Gygax's 9 s.p. in tax per 30 s.p. in income outlined in the 1e AD&D is probably closer to the historical mode.  It was extremely unusual for the government to actually control more than about 10th of the economy.  (For example, in medieval England, the king's share was 1/13th part of income and a great many competing institutions - churches, cities, major lords - and the lands they held were exempt.)  Your idea of 7 portions out of every 12.5 being taken as tax is simply unbelievable except for an ancient society practicing near universal and unregulated slavery, and the usual method then is to keep everything and give back the 5 s.p. worth of economic output needed for subsistence rather than trying to extort that much from people with some sort of rights.

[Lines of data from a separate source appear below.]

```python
_P = c_void_p
SIGNATURES = {
    "b200asr_version": (c_int, []),
    "b200asr_last_error": (c_char_p, []),
    "b200asr_launch_count": (c_ulonglong, []),
    "b200asr_launch_count_reset": (None, []),
    "b200asr_device_sm_count": (c_int, []),
    "b200asr_fbank_fwd": (c_int, [_P, _P, c_int, c_int, c_int, c_int, c_int, c_float, c_int, _P, c_int, _P, _P, _P, _P,
                                  c_int, c_int, c_float, _P, c_int, _P, _P]),
    "b200asr_fbank_fwd_pcm16": (c_int, [_P, _P, c_int, c_int, c_int, c_int, c_int, c_float, c_int, _P, c_int, _P, _P, _P, _P,
                                  c_int, c_int, c_float, _P, c_int, _P, _P]),
    "b200asr_delta_cmvn_workspace_bytes": (c_size_t, [c_int, c_int, c_int, c_int]),
    "b200asr_delta_cmvn_fwd": (c_int, [_P, _P, c_int, c_int, c_int, c_int, c_int, c_int, c_float, _P, _P, c_size_t,
                                       _P]),
    "b200asr_log_softmax_fwd": (c_int, [_P, _P, _P, _P, c_longlong, c_int, _P]),
    "b200asr_log_softmax_bwd": (c_int, [_P, _P, _P, c_longlong, c_int, _P]),
    "b200asr_ctc_workspace_bytes": (c_size_t, [c_int, c_int, c_int]),
    "b200asr_ctc_fwd_bwd": (c_int, [_P, c_longlong, c_longlong, _P, _P, _P, c_int, c_int, c_int, c_int, c_int, _P, _P,
                                    _P, _P, c_size_t, _P]),
    "b200asr_ctc_grad": (c_int, [_P, c_longlong, c_longlong, _P, _P, _P, c_int, c_int, c_int, c_int, c_int, _P, _P, _P,
                                 _P, _P, c_size_t, _P]),
    "b200asr_ctc_fwd_bwd_logits": (c_int, [_P, _P, c_longlong, c_longlong, _P, _P, _P, c_int, c_int, c_int, c_int, c_int, _P,
                                           _P, _P, _P, c_size_t, _P]),
    "b200asr_ctc_grad_logits": (c_int, [_P, _P, c_longlong, c_longlong, _P, _P, _P, c_int, c_int, c_int, c_int, c_int, _P,
                                        _P, _P, _P, _P, c_size_t, _P]),
    "b200asr_ctc_prefix_score": (c_int, [_P, c_int, c_int, _P, _P, _P, _P, c_int, c_int, c_int, c_int, _P, _P, _P]),
    "b200asr_bilstm_workspace_bytes": (c_size_t, [c_int, c_int, c_int, c_int]),
    "b200asr_bilstm_plan": (c_int, [c_int, c_int, c_int, POINTER(c_int), POINTER(c_int), POINTER(c_int)]),
    "b200asr_bilstm_uses_tensor_cores": (c_int, [c_int, c_int, c_int]),
    "b200asr_bilstm_uses_tcgen05": (c_int, [c_int, c_int, c_int]),
    "b200asr_bilstm_fwd": (c_int, [_P, _P, _P, _P, c_int, c_int, c_int, c_int, _P, c_size_t, _P]),
    "b200asr_bilstm_bwd": (c_int, [_P, _P, _P, _P, c_int, c_int, c_int, c_int, _P, c_size_t, _P]),
    "b200asr_debug_set_lstm_trace": (None, [_P]),
    "b200asr_debug_set_lstm_mode": (None, [c_int]),
    "b200asr_debug_lstm_variant": (c_int, [c_int, c_int, c_int, c_int, POINTER(c_int)]),
    "b200asr_debug_ctc_variant": (c_int, [c_int]),
    "b200asr_debug_locattn_bwd_minb": (c_int, [c_int, c_int, c_int, c_int]),
    "b200asr_lstm_cell_fwd": (c_int, [_P, _P, _P, _P, _P, c_int, c_int, _P]),
    "b200asr_lstm_cell_bwd": (c_int, [_P, _P, _P, _P, _P, _P, _P, c_int, c_int, _P]),
    "b200asr_locattn_cluster_size": (c_int, [c_int, c_int]),
    "b200asr_locattn_wpart_floats": (c_size_t, [c_int, c_int, c_int]),
    "b200asr_locattn_fwd": (c_int, [_P, _P, _P, _P, _P, _P, _P, _P, _P, c_float, c_int, c_int, c_int, c_int, c_int,
                                    c_int, _P, _P, _P]),
    "b200asr_locattn_bwd": (c_int, [_P, _P, _P, _P, _P, _P, _P, _P, c_float, _P, _P, _P, c_int, c_int, c_int, c_int,
                                    c_int, c_int, _P, _P, _P, _P, _P, _P]),
    "b200asr_locattn_bwd_acc": (c_int, [_P, _P, _P, _P, _P, _P, _P, _P, c_float, _P, _P, _P, c_int, c_int, c_int, c_int,
                                        c_int, c_int, _P, _P, _P, _P, _P]),
    "b200asr_attn_dvalue": (c_int, [_P, _P, c_int, c_int, c_int, c_int, _P, c_int, _P]),
    "b200asr_ce_fwd_bwd": (c_int, [_P, _P, c_longlong, c_longlong, c_int, _P, _P, _P, _P]),
    "b200asr_embedding_bwd_workspace_bytes": (c_size_t, [c_int, c_int]),
    "b200asr_embedding_bwd": (c_int, [_P, _P, c_int, c_int, c_int, _P, _P, c_size_t, _P]),
    "b200asr_gemm3x_tn": (c_int, [_P, c_int, _P, _P, _P, _P, c_int, c_int, c_int, c_int, c_int, _P, c_size_t, _P]),
    "b200asr_gemm3x_nn": (c_int, [_P, c_int, _P, c_int, _P, _P, c_int, c_int, c_int, c_int, c_int, _P, c_size_t, _P]),
    "b200asr_gemm3x_workspace_bytes": (c_size_t, [c_int, c_int]),
    "b200asr_gemm3x_nt": (c_int, [_P, c_longlong, c_longlong, c_int, _P, c_longlong, c_longlong, c_int, _P, c_int, c_int,
                                  c_int, c_int, c_int, c_int, c_int, _P, c_size_t, _P]),
    "b200asr_tf32_residual": (c_int, [_P, _P, c_longlong, _P]),
    "b200asr_f16x3_padded_k": (c_int, [c_int]),
    "b200asr_f16x3_split_rows": (c_int, [_P, c_longlong, c_int, c_int, _P, _P, _P, _P]),
    "b200asr_f16x3_split_cols": (c_int, [_P, c_longlong, c_longlong, c_int, c_int, c_int, c_int, _P, _P, _P, _P]),
    "b200asr_gemm_f16x3": (c_int, [_P, _P, _P, _P, _P, _P, _P, _P, c_int, c_int, c_int, c_int, c_int, c_int, _P, c_size_t,
                                   _P]),
    "b200asr_split_tf32": (c_int, [_P, _P, _P, c_longlong, _P]),
    "b200asr_grad_norm_scratch_bytes": (c_size_t, []),
    "b200asr_grad_norm": (c_int, [_P, c_longlong, _P, _P, _P]),
    "b200asr_adadelta_step": (c_int, [_P, _P, _P, _P, c_longlong, c_float, c_float, c_float, c_float, _P, c_float, _P]),
    "b200asr_adam_step": (c_int, [_P, _P, _P, _P, c_longlong, c_float, c_float, c_float, c_float, c_float, c_int, _P,
                                  c_float, _P]),
}


class B200AsrError(RuntimeError):
    pass


def load(build_if_missing=False):
    global _lib
    if _lib is not None:
        return _lib
    if not os.path.exists(LIB_PATH):
        if build_if_missing:
            from . import _build
            _build.build()
        else:
            raise B200AsrError(
                "libb200asr.so is missing (%s): run `python -c 'import __graft_entry__ as g; g.build()'`; "
                "there is no CPU fallback" % LIB_PATH)
    lib = ctypes.CDLL(LIB_PATH)
    for name, (res, args) in SIGNATURES.items():
        fn = getattr(lib, name)
        fn.restype = res
        fn.argtypes = args
    _lib = lib
    return lib


def last_error():
    return load().b200asr_last_error().decode("utf-8", "replace")


def check(rc, what=""):
    if rc != 0:
        raise B200AsrError("%s failed (rc=%d): %s" % (what or "b200asr call", rc, last_error()))


def ptr(t):
    if t is None:
        return None
    if not t.is_cuda:
        raise B200AsrError("b200asr kernels need CUDA tensors (got a %s tensor); there is no CPU fallback" % t.device)
    return c_void_p(t.data_ptr())


def stream():
    return c_void_p(torch.cuda.current_stream().cuda_stream)


def launch_count():
    return int(load().b200asr_launch_count())


def launch_count_reset():
    load().b200asr_launch_count_reset()


class KernelTimer:

    def __init__(self):
        self.enabled = False
        self.records = []

    def reset(self):
        self.records = []

    def summary(self):
        out = {}
        for name, a, b, nbytes in self.records:
            d = out.setdefault(name, {"launches": 0, "ms": 0.0, "bytes": 0})
            d["launches"] += 1
            d["ms"] += a.elapsed_time(b)
            d["bytes"] += nbytes
        return out

# ... 21 lines not shown
```

end-to-end-asr-pytorch_b200/ops.py:

```python
import ctypes
import os

import torch
from torch.autograd import Function

from . import lib as L


def _f32c(t):
    if t.dtype != torch.float32:
        raise L.B200AsrError("b200asr kernels compute in fp32 (got %s)" % t.dtype)
    return t if t.is_contiguous() else t.contiguous()


def _gemm_exact():
    torch.backends.cuda.matmul.allow_tf32 = False
    torch.backends.cudnn.allow_tf32 = False


_gemm_exact()

_perm_cache = {}


# ... 29 lines not shown
    b = _f32c(bias) if bias is not None else None
    ws, ws_bytes = None, 0
    if w_lo is not None or M <= 256:
        ws_bytes = lib.b200asr_gemm3x_workspace_bytes(M, N)
        ws = torch.empty(max(ws_bytes, 16), device=a.device, dtype=torch.uint8)
    with L.timed("gemm3x_tn", 4 * (M * K + N * K + M * N * (2 if accumulate else 1))):
        L.check(lib.b200asr_gemm3x_tn(L.ptr(a), K, L.ptr(w), L.ptr(w_lo), L.ptr(b), L.ptr(out), M, N, K, out.stride(0),
                                      int(bool(accumulate)), L.ptr(ws), ws_bytes, L.stream()), "gemm3x_tn")
    return out


def gemm_tn_ld(a_base, lda, M, K, w, bias=None):
    lib = L.load()
    w = _f32c(w)
    N = w.shape[0]
    out = torch.empty((M, N), device=w.device, dtype=torch.float32)
    b = _f32c(bias) if bias is not None else None
    with L.timed("gemm3x_tn", 4 * (M * lda + N * K + M * N)):
        L.check(lib.b200asr_gemm3x_tn(L.ptr(a_base), lda, L.ptr(w), None, L.ptr(b), L.ptr(out), M, N, K, N, 0, None, 0,
                                      L.stream()), "gemm3x_tn")
    return out


def gemm_nn(a, w, out=None, accumulate=False):
    lib = L.load()
    a, w = _f32c(a), _f32c(w)
    M, K = a.shape
    N = w.shape[1]
    if out is None:
        out = torch.empty((M, N), device=a.device, dtype=torch.float32)
        accumulate = False
    assert out.stride(1) == 1 and out.shape == (M, N)
    ws, ws_bytes = None, 0
    if M <= 256:
        ws_bytes = lib.b200asr_gemm3x_workspace_bytes(M, N)
        ws = torch.empty(max(ws_bytes, 16), device=a.device, dtype=torch.uint8)
    with L.timed("gemm3x_nn", 4 * (M * K + N * K + M * N * (2 if accumulate else 1))):
        L.check(lib.b200asr_gemm3x_nn(L.ptr(a), K, L.ptr(w), N, None, L.ptr(out), M, N, K, out.stride(0),
                                      int(bool(accumulate)), L.ptr(ws), ws_bytes, L.stream()), "gemm3x_nn")
    return out


def gemm_nt(a, b, M, N, T, batches=1, lda=None, a_bstride=0, ldb=None, b_bstride=0, b_shift=0, permute_rows=False,
            out=None, accumulate=False):
    lib = L.load()
    lda = M if lda is None else lda
    ldb = N if ldb is None else ldb
    if out is None:
        out = torch.empty((M, N), device=a.device, dtype=torch.float32)
        accumulate = False
    assert out.is_contiguous() and out.dtype == torch.float32 and out.numel() == M * N
    ws_bytes = lib.b200asr_gemm3x_workspace_bytes(M, N)
    ws = torch.empty(max(ws_bytes, 16), device=a.device, dtype=torch.uint8)
    with L.timed("gemm3x_nt", 4 * (batches * T * (M + N) + M * N * (2 if accumulate else 1))):
        L.check(lib.b200asr_gemm3x_nt(L.ptr(a), lda, a_bstride, 0, L.ptr(b), ldb, b_bstride, b_shift, L.ptr(out), M, N,
                                      T, batches, N, int(bool(accumulate)), int(bool(permute_rows)), L.ptr(ws),
                                      ws_bytes, L.stream()),
                "gemm3x_nt")
    return out


def f16_split(x, rows, K, ld=None):
    lib = L.load()
    ld = K if ld is None else ld
    Kp = lib.b200asr_f16x3_padded_k(K)
    img = torch.empty((2, rows, Kp), device=x.device, dtype=torch.float16)
    sinv = torch.empty((Kp // 128, rows), device=x.device, dtype=torch.float32)
    with L.timed("f16_split", 4 * rows * K + 4 * rows * Kp):
        L.check(lib.b200asr_f16x3_split_rows(L.ptr(x), ld, rows, K, L.ptr(img[0]), L.ptr(img[1]), L.ptr(sinv),
                                             L.stream()), "f16x3_split_rows")
    return img, sinv


def f16_split_t(x, cols, T, batches=1, ld=None, bstride=0, shift=0):
    lib = L.load()
    ld = cols if ld is None else ld
    Rp = lib.b200asr_f16x3_padded_k(batches * T)
    img = torch.empty((2, cols, Rp), device=x.device, dtype=torch.float16)
    sinv = torch.empty((Rp // 128, cols), device=x.device, dtype=torch.float32)
    with L.timed("f16_split", 4 * batches * T * cols + 4 * cols * Rp):
        L.check(lib.b200asr_f16x3_split_cols(L.ptr(x), ld, bstride, shift, T, batches, cols, L.ptr(img[0]),
                                             L.ptr(img[1]), L.ptr(sinv), L.stream()), "f16x3_split_cols")
    return img, sinv
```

Put it this way, while Gygax was not above imposing taxes on the PC's to drain excess wealth out of their coffers, he also understood that the flow of cash could go both ways, with PC lords taxing their subjects.   And he would have - quite rightly - invoked an instant insurrection on any PC lord that tried to raise taxes to the sort of rates you are calling common.


----------



## aramis erak (Apr 8, 2017)

Random Bystander said:


> I am aware of what the Doomsday Census was. However, you incorrectly stated that the Shilling was a gold coin. My quote from Wikipedia stated that the shilling was a silver coin. To narrow it down to only the most relevant pieces of information:
> 
> 
> 
> Edit: My apologies for the tone of this post, and I mean no offence by contradiction.  I am posting this edit here rather than in a new post to avoid cluttering up the thread.




The Gold penny was commonly used with a value of a schilling, tho technically it was specie, and depending upon debasement, varied between 10 and 20 d in value. 

There are a dozen better refs online, including the UK Mints' websites. .

It's clear from the sources available at the time Gygax was researching that the use of the gold penny as a shilling was mentioned - one of the library books I ILL'd in the 90's was a copy of a book on Domesday's prices from the U of Wisconsin... which had duedate stamps from the early 70's... and mentions the nominal value for the gold penny as about a shilling. 

Right or wrong, Gygax noted the silver penny, and the gold penny, as the correct denominations and got the relative value, then decimalized for convenience. (that the farthing was copper was later, but the relative valuation of a 5 dwt copper coin as 1/4th the value of a 1 dwt silver one is still in the realm of fiat coin rather than specie - the lowest conversion I've found for relative value by mass is about 50:Copper:Silver, 10:silver:8kt gold. (peak values in the medieval era seem to be about 70:copper:silver and 24:Silver:14 Kt gold The D&D gold piece is clearly based upon the early gold penny in a  low purity. And the conversion of early sources to D&D style gp/sp/cp is best fit at D&D 1gp=12 d silver aka 1gp = 1 s. Which is, by the way, consistent with roman coin... tho' roman coingold was around 12-16 kt, and valued at 20x the silver denarius nominally.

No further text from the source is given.